[[ Data records, beginning ]]

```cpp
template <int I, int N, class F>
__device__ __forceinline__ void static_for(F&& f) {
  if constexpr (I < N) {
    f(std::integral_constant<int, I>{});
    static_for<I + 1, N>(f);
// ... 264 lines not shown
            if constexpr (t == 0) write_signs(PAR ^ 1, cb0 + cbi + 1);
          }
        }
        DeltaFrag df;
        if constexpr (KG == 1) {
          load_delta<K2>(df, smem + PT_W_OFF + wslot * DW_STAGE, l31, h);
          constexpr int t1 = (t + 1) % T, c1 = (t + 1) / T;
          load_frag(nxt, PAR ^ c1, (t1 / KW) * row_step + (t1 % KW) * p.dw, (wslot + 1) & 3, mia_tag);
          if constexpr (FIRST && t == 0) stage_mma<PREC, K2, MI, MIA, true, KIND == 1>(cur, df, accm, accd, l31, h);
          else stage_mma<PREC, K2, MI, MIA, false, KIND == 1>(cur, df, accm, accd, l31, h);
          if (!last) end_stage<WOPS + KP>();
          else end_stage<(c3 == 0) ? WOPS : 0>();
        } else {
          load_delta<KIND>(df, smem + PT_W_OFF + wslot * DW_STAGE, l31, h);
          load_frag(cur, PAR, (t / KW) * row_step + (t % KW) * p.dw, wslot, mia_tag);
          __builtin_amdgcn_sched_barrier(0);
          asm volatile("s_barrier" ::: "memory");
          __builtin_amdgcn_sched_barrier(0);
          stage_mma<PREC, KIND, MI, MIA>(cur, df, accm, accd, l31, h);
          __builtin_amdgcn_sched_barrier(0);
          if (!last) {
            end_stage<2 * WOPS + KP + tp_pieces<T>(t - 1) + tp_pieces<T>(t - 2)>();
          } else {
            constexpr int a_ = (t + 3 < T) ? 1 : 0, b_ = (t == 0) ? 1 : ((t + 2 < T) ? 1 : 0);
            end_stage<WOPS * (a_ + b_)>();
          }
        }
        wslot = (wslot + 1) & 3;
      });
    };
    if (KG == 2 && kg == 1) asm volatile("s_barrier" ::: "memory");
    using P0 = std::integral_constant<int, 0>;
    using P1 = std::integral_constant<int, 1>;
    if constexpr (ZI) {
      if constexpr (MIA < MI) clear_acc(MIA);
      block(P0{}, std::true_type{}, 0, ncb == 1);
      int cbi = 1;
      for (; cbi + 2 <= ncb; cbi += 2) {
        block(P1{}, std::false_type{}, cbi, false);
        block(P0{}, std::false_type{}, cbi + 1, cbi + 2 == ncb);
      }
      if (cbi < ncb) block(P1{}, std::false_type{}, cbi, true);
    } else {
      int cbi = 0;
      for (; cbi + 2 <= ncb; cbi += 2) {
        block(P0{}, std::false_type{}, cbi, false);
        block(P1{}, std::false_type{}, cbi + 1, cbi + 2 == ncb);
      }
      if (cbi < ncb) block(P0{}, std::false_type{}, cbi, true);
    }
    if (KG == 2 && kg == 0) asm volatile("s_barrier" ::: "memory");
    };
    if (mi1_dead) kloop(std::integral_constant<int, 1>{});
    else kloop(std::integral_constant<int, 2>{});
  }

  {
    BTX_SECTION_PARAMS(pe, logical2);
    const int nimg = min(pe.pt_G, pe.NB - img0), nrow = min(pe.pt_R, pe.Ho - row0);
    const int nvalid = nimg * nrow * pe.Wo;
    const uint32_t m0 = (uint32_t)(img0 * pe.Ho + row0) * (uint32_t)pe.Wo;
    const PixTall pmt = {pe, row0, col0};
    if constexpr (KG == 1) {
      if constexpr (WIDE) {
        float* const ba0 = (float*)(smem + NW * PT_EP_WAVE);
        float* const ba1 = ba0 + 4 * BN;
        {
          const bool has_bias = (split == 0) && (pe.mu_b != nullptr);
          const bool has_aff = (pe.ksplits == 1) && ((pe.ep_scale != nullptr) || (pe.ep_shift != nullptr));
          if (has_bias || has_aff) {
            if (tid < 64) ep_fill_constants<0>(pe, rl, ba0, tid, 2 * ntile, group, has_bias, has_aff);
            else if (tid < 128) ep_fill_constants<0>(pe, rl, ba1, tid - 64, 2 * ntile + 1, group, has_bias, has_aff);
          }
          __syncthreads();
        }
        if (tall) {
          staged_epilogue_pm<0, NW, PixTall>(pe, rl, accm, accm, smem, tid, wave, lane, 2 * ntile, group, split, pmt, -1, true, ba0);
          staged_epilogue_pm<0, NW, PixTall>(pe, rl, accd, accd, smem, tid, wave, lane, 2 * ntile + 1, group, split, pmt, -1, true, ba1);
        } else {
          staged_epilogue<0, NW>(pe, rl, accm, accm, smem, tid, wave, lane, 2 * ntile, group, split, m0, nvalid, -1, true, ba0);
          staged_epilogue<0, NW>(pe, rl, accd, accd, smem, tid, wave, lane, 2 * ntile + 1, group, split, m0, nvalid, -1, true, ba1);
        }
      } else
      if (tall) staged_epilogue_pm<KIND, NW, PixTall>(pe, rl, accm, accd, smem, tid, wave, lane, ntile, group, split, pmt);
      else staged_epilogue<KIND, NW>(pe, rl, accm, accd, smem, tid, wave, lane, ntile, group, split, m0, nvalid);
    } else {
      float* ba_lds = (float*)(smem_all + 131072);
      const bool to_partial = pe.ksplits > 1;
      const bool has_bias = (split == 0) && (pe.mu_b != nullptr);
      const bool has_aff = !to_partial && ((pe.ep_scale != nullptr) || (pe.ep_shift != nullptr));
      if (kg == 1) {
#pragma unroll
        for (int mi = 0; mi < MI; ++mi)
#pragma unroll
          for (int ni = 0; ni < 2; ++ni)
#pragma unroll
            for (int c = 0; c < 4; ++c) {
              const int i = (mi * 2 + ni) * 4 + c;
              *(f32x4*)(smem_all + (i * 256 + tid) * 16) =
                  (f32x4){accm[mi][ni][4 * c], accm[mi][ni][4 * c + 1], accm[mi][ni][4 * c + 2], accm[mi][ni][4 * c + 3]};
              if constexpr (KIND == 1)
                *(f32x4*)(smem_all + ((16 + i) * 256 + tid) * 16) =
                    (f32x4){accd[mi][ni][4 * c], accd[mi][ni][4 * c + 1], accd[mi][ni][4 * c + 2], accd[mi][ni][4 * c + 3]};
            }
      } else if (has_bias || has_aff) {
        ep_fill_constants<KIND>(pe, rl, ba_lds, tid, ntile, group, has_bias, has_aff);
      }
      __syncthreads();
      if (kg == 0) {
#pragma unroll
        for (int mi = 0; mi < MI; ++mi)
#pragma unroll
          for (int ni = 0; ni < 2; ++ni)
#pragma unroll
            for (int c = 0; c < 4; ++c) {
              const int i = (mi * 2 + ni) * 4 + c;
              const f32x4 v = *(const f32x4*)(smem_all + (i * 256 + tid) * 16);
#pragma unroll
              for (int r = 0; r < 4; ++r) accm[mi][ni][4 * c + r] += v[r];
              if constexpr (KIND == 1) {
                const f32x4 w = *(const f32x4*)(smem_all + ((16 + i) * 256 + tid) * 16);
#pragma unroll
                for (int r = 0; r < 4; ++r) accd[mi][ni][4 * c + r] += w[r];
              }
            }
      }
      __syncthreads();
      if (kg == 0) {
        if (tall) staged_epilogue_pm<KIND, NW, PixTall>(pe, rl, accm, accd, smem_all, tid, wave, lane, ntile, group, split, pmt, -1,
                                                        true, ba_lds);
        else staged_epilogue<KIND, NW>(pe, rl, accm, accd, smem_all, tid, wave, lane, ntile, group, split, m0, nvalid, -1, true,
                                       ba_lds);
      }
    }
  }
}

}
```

[[ Data records, end ]]

Task objective -> In the records above, find each line that mentions the string "WOPS", then copy it.

Task response ->
          if (!last) end_stage<WOPS + KP>();
          else end_stage<(c3 == 0) ? WOPS : 0>();
            end_stage<2 * WOPS + KP + tp_pieces<T>(t - 1) + tp_pieces<T>(t - 2)>();
            end_stage<WOPS * (a_ + b_)>();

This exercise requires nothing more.